遺伝性の遺伝子変異は、多くの膵臓がんで発生の役割を果たしているため、研究者はこの病気の発病リスクがある人々を特定することに熱心です。

これらの個人や家族を特定するのに役立つ研究の大きな一歩は、人々をより高い膵臓がんの発病リスクにさらす遺伝的変化を特定することだけを目的とした研究だけではありません。同様に重要なのは、医師がこれらの遺伝的変化の保因者である可能性のある人々をより簡単に特定できる検査方法を開発するのに役立つ研究です。

 

■最初のステップ

ジョンズホプキンス大学病院にある国立家族性膵臓腫瘍登録制度(NFPTR)のような患者と家族のレジストリは、研究ベースの取り組みであり、20年以上にわたって活動している研究であると、NFPTRディレクターのアリソン・クライン博士は説明します。 「私たちが示すことができたのは、膵臓がんが家族で発生またはクラスター化すること、そしてこのクラスター化には遺伝的原因がある可能性が高いことです」とクライン博士は言います。 「膵臓がんは、ご存知のとおり、予後が非常に悪いため、レジストリに参加されている家族を調査することで、他のがんと同様に患者のアウトカムを改善する方法について、いくつかの答えを見つけたいと考えています。
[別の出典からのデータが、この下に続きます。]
__global__ void __launch_bounds__(384)
k_corr_finalize(const float* __restrict__ part, float* __restrict__ corr_out, int32_t* __restrict__ yaw,
                const int* __restrict__ err) {
  __shared__ float s_corr[WF];
  const int p = blockIdx.x;
  for (int k = threadIdx.x; k < WF; k += blockDim.x) {
    float c = 0.f;
    for (int b = 0; b < C6_PARTS; ++b) c += part[((size_t)p * C6_PARTS + b) * WF + k];
    s_corr[k] = c;
    if (corr_out) corr_out[(size_t)p * WF + k] = c;
  }
  __syncthreads();
  if (threadIdx.x == 0) {
    int best = 0;
    float bv = s_corr[0];
    for (int k = 1; k < WF; ++k)
      if (s_corr[k] > bv) { bv = s_corr[k]; best = k; }
    yaw[p] = (*err != 0) ? INT32_MIN : 180 - best;
  }
}

__global__ void __launch_bounds__(1024)
k_o1_channel_mean(const __half* __restrict__ o1, int64_t M, float* __restrict__ mu) {
  __shared__ float part[16][64];
  const int o = threadIdx.x & 63, g = threadIdx.x >> 6;
  float acc = 0.f;
  for (int64_t m = g; m < M; m += 16)
    for (int di = 0; di < S15; ++di) acc += __half2float(o1[o1_chunk_offset(m, di, o >> 3) + (o & 7)]);
  part[g][o] = acc;
  __syncthreads();
  if (g == 0) {
    float t = 0.f;
    for (int k = 0; k < 16; ++k) t += part[k][o];
    mu[o] = __half2float(__float2half_rn(t / (float)(M * S15)));
  }
}

__global__ void __launch_bounds__(1024)
k_x3_channel_mean(const __half* __restrict__ x3, int64_t pitch, int64_t M, float* __restrict__ mu) {
  __shared__ float part[8][128];
  const int n = threadIdx.x & 127, g = threadIdx.x >> 7;
  float acc = 0.f;
  for (int64_t m = g; m < M; m += 8) acc += __half2float(x3[((size_t)(n >> 3) * pitch + m) * 8 + (n & 7)]);
  part[g][n] = acc;
  __syncthreads();
  if (g == 0) {
    float t = 0.f;
    for (int k = 0; k < 8; ++k) t += part[k][n];
    mu[n] = t / (float)M;
  }
}

__global__ void __launch_bounds__(128)
k_fold_bias2(const float* __restrict__ b2base, const float* __restrict__ mu_o1, const float* __restrict__ W2,
             float* __restrict__ b2eff) {
  const int n = threadIdx.x;
  float acc = b2base[n];
  for (int di = 0; di < S15; ++di)
    for (int o = 0; o < 64; ++o) acc = fmaf(mu_o1[o], W2[((size_t)di * 64 + o) * 128 + n], acc);
  b2eff[n] = acc;
}

__global__ void __launch_bounds__(256)
k_fold_bias3(const float* __restrict__ b3, const float* __restrict__ mu_x3, const float* __restrict__ W3,
             float* __restrict__ b3eff) {
  const int m = threadIdx.x;
  float acc = b3[m];
  for (int tap = 0; tap < 9; ++tap)
    for (int n = 0; n < 128; ++n)
      acc = fmaf(mu_x3[n], W3[((size_t)tap * 128 + n) * 256 + m], acc);
  b3eff[m] = acc;
}

__global__ void __launch_bounds__(256)
k_dense_finalize(const float* __restrict__ partial, const float* __restrict__ bd, int rows_per_pair,
                 float* __restrict__ overlap, const int* __restrict__ err) {
  __shared__ float red[256];
  const int p = blockIdx.x;
  const float* x = partial + (size_t)p * rows_per_pair * 2;
  float acc = 0.f;
  for (int i = threadIdx.x; i < rows_per_pair * 2; i += 256) acc += x[i];
  red[threadIdx.x] = acc;
  __syncthreads();
  for (int o = 128; o > 0; o >>= 1) {
    if (threadIdx.x < o) red[threadIdx.x] += red[threadIdx.x + o];
    __syncthreads();
  }
  if (threadIdx.x == 0) overlap[p] = (*err != 0) ? __int_as_float(0x7fc00000) : 1.0f / (1.0f + expf(-(red[0] + bd[0])));
}

constexpr size_t L1_DIRECT_SMEM = 48 * 1024;
constexpr size_t L1_SMALL_SMEM = 200 * 1024;

template <bool CIN4>
__global__ void __launch_bounds__(512, CIN4 ? 0 : 2)
k_leg_layer1_direct(const float* __restrict__ x, const float* __restrict__ w, const float* __restrict__ bias,
                    int n, int H_in, int W_in, int cin, int kh, int kw, int sh, int sw, int H_out, int W_out,
                    int relu, __half* __restrict__ out, int* __restrict__ err) {
  constexpr int CO = 16;
  extern __shared__ __align__(16) float w_s[];
  const int pairs = (W_out + 1) / 2;
  int64_t idx = (int64_t)blockIdx.x * blockDim.x + threadIdx.x;
  const bool active = idx < (int64_t)n * H_out * pairs;
  if (!active) idx = 0;
  const int xo = 2 * (int)(idx % pairs);
  const int64_t r = idx / pairs;
  const int y = (int)(r % H_out);
  const int64_t img = r / H_out;
  const bool has1 = xo + 1 < W_out;
  float acc0[CO], acc1[CO];
#pragma unroll
  for (int e = 0; e < CO; ++e) acc0[e] = acc1[e] = bias[e];
  const float* base0 = x + ((img * H_in + (int64_t)y * sh) * W_in + (int64_t)xo * sw) * cin;
  const float* base1 = has1 ? base0 + (int64_t)sw * cin : base0;
  for (int dh = 0; dh < kh; ++dh) {
    __syncthreads();
    for (int i = threadIdx.x; i < kw * cin * CO; i += blockDim.x) w_s[i] = w[(size_t)dh * kw * cin * CO + i];
    __syncthreads();
    for (int dw = 0; dw < kw; ++dw) {
      const int64_t off = ((int64_t)dh * W_in + dw) * cin;
      const float* pw = w_s + (size_t)(dw * cin) * CO;
      if (CIN4) {
        const float4 a = __ldg(reinterpret_cast<const float4*>(base0 + off));
        const float4 b = __ldg(reinterpret_cast<const float4*>(base1 + off));
        const float va[4] = {a.x, a.y, a.z, a.w}, vb[4] = {b.x, b.y, b.z, b.w};
#pragma unroll
        for (int c = 0; c < 4; ++c) {
#pragma unroll
          for (int q4 = 0; q4 < 4; ++q4) {
            const float4 wv = *reinterpret_cast<const float4*>(pw + c * CO + q4 * 4);
            acc0[q4 * 4 + 0] = fmaf(va[c], wv.x, acc0[q4 * 4 + 0]); acc1[q4 * 4 + 0] = fmaf(vb[c], wv.x, acc1[q4 * 4 + 0]);
            acc0[q4 * 4 + 1] = fmaf(va[c], wv.y, acc0[q4 * 4 + 1]); acc1[q4 * 4 + 1] = fmaf(vb[c], wv.y, acc1[q4 * 4 + 1]);
            acc0[q4 * 4 + 2] = fmaf(va[c], wv.z, acc0[q4 * 4 + 2]); acc1[q4 * 4 + 2] = fmaf(vb[c], wv.z, acc1[q4 * 4 + 2]);
            acc0[q4 * 4 + 3] = fmaf(va[c], wv.w, acc0[q4 * 4 + 3]); acc1[q4 * 4 + 3] = fmaf(vb[c], wv.w, acc1[q4 * 4 + 3]);
          }
        }
      } else {
        for (int c = 0; c < cin; ++c) {
          const float va = __ldg(base0 + off + c), vb = __ldg(base1 + off + c);
#pragma unroll
          for (int q4 = 0; q4 < 4; ++q4) {
            const float4 wv = *reinterpret_cast<const float4*>(pw + c * CO + q4 * 4);
            acc0[q4 * 4 + 0] = fmaf(va, wv.x, acc0[q4 * 4 + 0]); acc1[q4 * 4 + 0] = fmaf(vb, wv.x, acc1[q4 * 4 + 0]);
            acc0[q4 * 4 + 1] = fmaf(va, wv.y, acc0[q4 * 4 + 1]); acc1[q4 * 4 + 1] = fmaf(vb, wv.y, acc1[q4 * 4 + 1]);
            acc0[q4 * 4 + 2] = fmaf(va, wv.z, acc0[q4 * 4 + 2]); acc1[q4 * 4 + 2] = fmaf(vb, wv.z, acc1[q4 * 4 + 2]);
            acc0[q4 * 4 + 3] = fmaf(va, wv.w, acc0[q4 * 4 + 3]); acc1[q4 * 4 + 3] = fmaf(vb, wv.w, acc1[q4 * 4 + 3]);
          }
        }
      }
    }
  }
  if (!active) return;
#pragma unroll
  for (int p = 0; p < 2; ++p) {
    if (p == 1 && !has1) break;
    const float* acc = p ? acc1 : acc0;
#pragma unroll
    for (int g = 0; g < 2; ++g) {
      __half hi[8], lo[8];
      bool bad = false;
#pragma unroll
      for (int e = 0; e < 8; ++e) {
        const float v = relu ? fmaxf(acc[g * 8 + e], 0.f) : acc[g * 8 + e];
        bad |= leg_act_unstorable(relu ? acc[g * 8 + e] : fabsf(acc[g * 8 + e]));
        hi[e] = __float2half_rn(v);
        lo[e] = __float2half_rn(v - __half2float(hi[e]));
      }
      if (bad) atomicCAS(err, 0, kErrNonFiniteOperand);
      const int64_t plane_hi = r * 4 + g;
      *reinterpret_cast<uint4*>(out + ((size_t)plane_hi * W_out + xo + p) * 8) = *reinterpret_cast<const uint4*>(hi);
      *reinterpret_cast<uint4*>(out + ((size_t)(plane_hi + 2) * W_out + xo + p) * 8) = *reinterpret_cast<const uint4*>(lo);
    }
  }
}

」

現在、このレジストリには約7,200以上の家族が登録されています(2021年4月時点)。場合によっては、ひとつの家族には膵臓がんと診断された近親者が複数いることがあります。また、他の家族では、たった一人のメンバーだけが膵臓がんと診断されたケースもあります。すべてのレジストリ参加者は、膵臓がんをよりよく理解して、早期発見のためのプログラムを開発するだけでなく、おそらく個別化された治療計画を開発するためにも不可欠です。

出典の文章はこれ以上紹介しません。